Le 29/01/15 08:25, Howard Chu a écrit :
Emmanuel Lécharny wrote:
Le 29/01/15 04:20, Howard Chu a écrit :
ITS#8038 (syncrepl hanging onto its presentlist) only came to my attention due to the amount of memory involved. On a refresh of a DB with 2.8M entries I saw the consumer using about 320MB just for the presentlist. This list consists solely of 16 byte entryUUIDs; 2.8M items should have used no more than 48MB. An AVL node itself is 28 bytes on 64-bit platform, plus 16 bytes for the struct berval wrapped around the UUID.
I'm looking into adding an in-memory B+tree library to liblutil. For the type of fixed-size records we're usually storing in AVL trees, a Btree will be much more compact and higher performance since it will need rebalancing far less frequently.
Why using a B+tree ? A hash map wouldn't be a more appropriate data structure ? EntryUUID ordering seems overkilling...

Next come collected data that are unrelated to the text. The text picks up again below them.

# AIM-Harvard/pyradiomics

Measured on NVIDIA H100. Metric: voxels/s full-texture voxel-based, higher is better.
Workload: dtype f64

## Files before the change

### pyradiomics_b200/csrc/glcm_fast.cuh

```cuda
#pragma once
#include "vox_features.cuh"
#include "straightline.inc"
#ifndef __CUDACC__
#include <algorithm>
using std::max;
using std::min;
#endif

#ifdef __CUDA_ARCH__
#define RB_CTZ(x) (__ffs((int)(x)) - 1)
#define RB_POPC(x) __popc((unsigned)(x))
#else
#define RB_CTZ(x) __builtin_ctz((unsigned)(x))
#define RB_POPC(x) __builtin_popcount((unsigned)(x))
#endif

#if (defined(__CUDA_ARCH__) || defined(RB_EMULATE_BLOCK)) && defined(RB_GLCM_BLOCK_SYNC)
#define RB_ANGLE_SYNC() __syncthreads()
#else
#define RB_ANGLE_SYNC() ((void)0)
#endif

namespace rb {

constexpr int GF_NA = 13;
constexpr int GF_LOGT = 40;
constexpr int GF_KT = 256;
constexpr int GF_DENSE_MAX_CLS = 10;

struct GlcmFastTables {
  uint8_t orig[GF_NA];
  uint8_t np[GF_NA];
  uint8_t pA[GF_NA][18], pB[GF_NA][18];
  double log2t[GF_LOGT];
  double idm[GF_KT], idmn[GF_KT], id[GF_KT], idn[GF_KT], inv[GF_KT];
  double lz0[19];
  double rsq[GF_LOGT];
};

static const double kLanczosStart0[19] = {0.47733602246716966, 0.56675833970975287, 1.047365457332734, 0.92625467075097456, 0.641109550601909, 0.58281392786638453, 0.84830875358718982, 0.43673418560371335, 0.9227560440146213, 1.1918028652699371, 0.49824571462957101, 1.1988811518333182, 0.91723745310037241, 0.34589793559411208, 0.69183966616781278, 1.1364799193275177, 0.9474534998820221, 0.57647286407011211, 0.9839281633300665};

inline void glcm_fast_build_tables(GlcmFastTables& T, int Ng) {
  int ang[13][3], k = 0;
  for (int z = 1; z >= -1; z--) for (int y = 1; y >= -1; y--) for (int x = 1; x >= -1; x--) {
    if (k < 13) { ang[k][0] = z; ang[k][1] = y; ang[k][2] = x; k++; }
  }
  int slot = 0;
  for (int want = 1; want <= 3; want++)
    for (int a = 0; a < 13; a++) {
      int nm = (ang[a][0] != 0) + (ang[a][1] != 0) + (ang[a][2] != 0);
      if (nm != want) continue;
      T.orig[slot] = (uint8_t)a;
      int n = 0;
      for (int z = 0; z < 3; z++) for (int y = 0; y < 3; y++) for (int x = 0; x < 3; x++) {
        int z2 = z + ang[a][0], y2 = y + ang[a][1], x2 = x + ang[a][2];
        if (z2 < 0 || z2 > 2 || y2 < 0 || y2 > 2 || x2 < 0 || x2 > 2) continue;
        T.pA[slot][n] = (uint8_t)(z * 9 + y * 3 + x);
        T.pB[slot][n] = (uint8_t)(z2 * 9 + y2 * 3 + x2);
        n++;
      }
      T.np[slot] = (uint8_t)n;
      for (int t = n; t < 18; t++) { T.pA[slot][t] = 0; T.pB[slot][t] = 0; }
      slot++;
    }
  for (int i = 0; i < 19; i++) T.lz0[i] = kLanczosStart0[i];
  T.log2t[0] = 0; T.rsq[0] = 0;
  for (int c = 1; c < GF_LOGT; c++) { T.log2t[c] = log2((double)c); T.rsq[c] = 1.0 / sqrt((double)c); }
  for (int d = 0; d < GF_KT; d++) {
    double kk = d;
    T.idm[d] = 1.0 / (1.0 + kk * kk);
    T.idmn[d] = 1.0 / (1.0 + kk * kk / ((double)Ng * Ng));
    T.id[d] = 1.0 / (1.0 + kk);
    T.idn[d] = 1.0 / (1.0 + kk / (double)Ng);
    T.inv[d] = d ? 1.0 / (kk * kk) : 0.0;
  }
}

struct GlcmSolveTables {
  uint8_t np[GF_NA];
  uint8_t pA[GF_NA][18], pB[GF_NA][18];
  double lz0[19];
  double rsq[GF_LOGT];
  double rinv[GF_LOGT];
  uint32_t lo_mask[GF_NA];
  uint8_t dshift[GF_NA];
};
RB_HD void glcm_solve_tables_from(const GlcmFastTables& T, GlcmSolveTables& S) {
  for (int a = 0; a < GF_NA; a++) {
    S.np[a] = T.np[a];
    for (int t = 0; t < 18; t++) { S.pA[a][t] = T.pA[a][t]; S.pB[a][t] = T.pB[a][t]; }
    uint32_t lo = 0;
    for (int t = 0; t < T.np[a]; t++) lo |= 1u << (T.pA[a][t] < T.pB[a][t] ? T.pA[a][t] : T.pB[a][t]);
    S.lo_mask[a] = lo;
    S.dshift[a] = (uint8_t)(T.pA[a][0] < T.pB[a][0] ? T.pB[a][0] - T.pA[a][0] : T.pA[a][0] - T.pB[a][0]);
  }
  for (int i = 0; i < 19; i++) S.lz0[i] = T.lz0[i];
  for (int i = 0; i < GF_LOGT; i++) { S.rsq[i] = T.rsq[i]; S.rinv[i] = i ? 1.0 / (double)i : 0.0; }
}

#ifdef __CUDA_ARCH__
#define RB_VCMPEQ4_LSB(a, b) (__vcmpeq4((a), (b)) & 0x01010101u)
#else
static inline uint32_t rb_vcmpeq4_lsb(uint32_t a, uint32_t b) {
  const uint32_t x = a ^ b;
  const uint32_t t = ((x & 0x7F7F7F7Fu) + 0x7F7F7F7Fu) | x | 0x7F7F7F7Fu;
  return (~t) >> 7;
}
#define RB_VCMPEQ4_LSB(a, b) rb_vcmpeq4_lsb((a), (b))
#endif

RB_HD void glcm_pack_window(const uint8_t* w, int ws, uint32_t* W7) {
#pragma unroll
  for (int k = 0; k < 7; k++) {
    uint32_t v = 0;
#pragma unroll
    for (int b = 0; b < 4; b++) if (4 * k + b < 27) v |= (uint32_t)w[(4 * k + b) * ws] << (8 * b);
    W7[k] = v;
  }
}
RB_HD uint32_t glcm_eq_positions(const uint32_t* W7, uint32_t lev) {
  const uint32_t rep = lev * 0x01010101u;
  uint32_t m = 0;
#pragma unroll
  for (int k = 0; k < 7; k++) m |= ((RB_VCMPEQ4_LSB(W7[k], rep) * 0x01020408u) >> 24) << (4 * k);
  return m & 0x7FFFFFFu;
}

template <int N>
RB_HD double tridiag_bisect_static(const double* d, const double* e, double lo, double hi, int k) {
  for (int it = 0; it < 36; it++) {
    const double xm = 0.5 * (lo + hi);
    double pm2 = 1.0, pm1 = d[0] - xm;
    int cnt = pm1 <= 0;
#pragma unroll
    for (int i = 1; i < N; i++) {
      const double e2 = e[i] * e[i];
      if (e2 == 0) { pm2 = 1.0; pm1 = d[i] - xm; cnt += pm1 <= 0; continue; }
      const double p = (d[i] - xm) * pm1 - e2 * pm2;
      const bool neg_prev = pm1 < 0 || (pm1 == 0 && pm2 > 0);
      const bool neg_cur = p < 0 || (p == 0 && !neg_prev);
      cnt += neg_cur != neg_prev;
      pm2 = pm1; pm1 = p;
    }
    if (cnt > k) hi = xm; else lo = xm;
  }
  return 0.5 * (lo + hi);
}
template <int N, bool SYNC>
RB_HD void tridiag_extreme_pair_static(const double* d, const double* e, double* hi_out, double* lo_out, bool live) {
  double lo = d[0], hi = d[0];
#pragma unroll
  for (int i = 0; i < N; i++) {
    const double r = (i > 0 ? fabs(e[i]) : 0.0) + (i + 1 < N ? fabs(e[i + 1]) : 0.0);
    lo = fmin(lo, d[i] - r); hi = fmax(hi, d[i] + r);
  }
  double x[2] = {hi + 1e-9, lo - 1e-9};
  bool done[2] = {!live, !live};
  for (int it = 0; it < 24; it++) {
    const bool pending = !(done[0] && done[1]);
#if defined(__CUDA_ARCH__) || defined(RB_EMULATE_BLOCK)
    if (SYNC) { if (!__syncthreads_or(pending)) break; } else
#endif
    if (!pending) break;
#pragma unroll
    for (int c = 0; c < 2; c++) {
      double p0 = 1.0, p1 = d[0] - x[c], q0 = 0.0, q1 = -1.0, r0 = 0.0, r1 = 0.0;
#pragma unroll
      for (int i = 1; i < N; i++) {
        const double a = d[i] - x[c], b = e[i] * e[i];
        const double p2 = a * p1 - b * p0;
        const double q2 = a * q1 - p1 - b * q0;
        const double r2 = a * r1 - 2.0 * q1 - b * r0;
        p0 = p1; p1 = p2; q0 = q1; q1 = q2; r0 = r1; r1 = r2;
      }
      if (done[c]) continue;
      if (p1 == 0) { done[c] = true; continue; }
      const double G = q1 / p1, H = G * G - r1 / p1;
      const double disc = (double)(N - 1) * ((double)N * H - G * G);
      const double sq = sqrt(disc > 0 ? disc : 0.0);
      const double den = fabs(G + sq) > fabs(G - sq) ? G + sq : G - sq;
      if (den == 0 || den != den) continue;
      const double step = (double)N / den;
      x[c] -= step;
      if (fabs(step) < 1e-10) done[c] = true;
    }
  }
  *hi_out = done[0] ? x[0] : tridiag_bisect_static<N>(d, e, lo - 1e-9, hi + 1e-9, N - 1);
  *lo_out = done[1] ? x[1] : tridiag_bisect_static<N>(d, e, lo - 1e-9, hi + 1e-9, 0);
  if (!live) { *hi_out = 0; *lo_out = 0; }
}
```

I'm not fond of hashes, they're always cache-unfriendly and most of them have very poor dynamic growth behavior. Since we don't know in advance how many IDs are being stored, growth/resizing is a major concern. Tree structures are generally preferred because they have very good incremental growth performance, and B+trees have the best CPU cache behavior.
Hashes have three problems : - first, as you say, growing a hash is a matter of copying the hash completely (most of the time) - second, they can degenerate - third, they have an average emptiness of roughly 30%
Now, on average, with data that are well distributed, they have some major advantages : - they are faster than any other data structure, with a O(1) average lookup cost - the memory that it uses is minimal, as it's generally backed with an array containing the data plus a flag that indicates a follow link if the bucket is shared by more than one element - adding and deleting elements in a hash map is generally not expensive
If you compare it with a B+tree, which is stable in O(logN), it's faster, uses less memory, and it's easier to implement. The most criticial point being that addition or removal from a hash is way less expensive than for e BTree. You can also protect the hash against concurrent access way more than a B+Tree, by splitting the buckets in blocks of sub-buckets, with a lock being set on each separated block.
At this point, some real world experiment is needed to validate those approaches.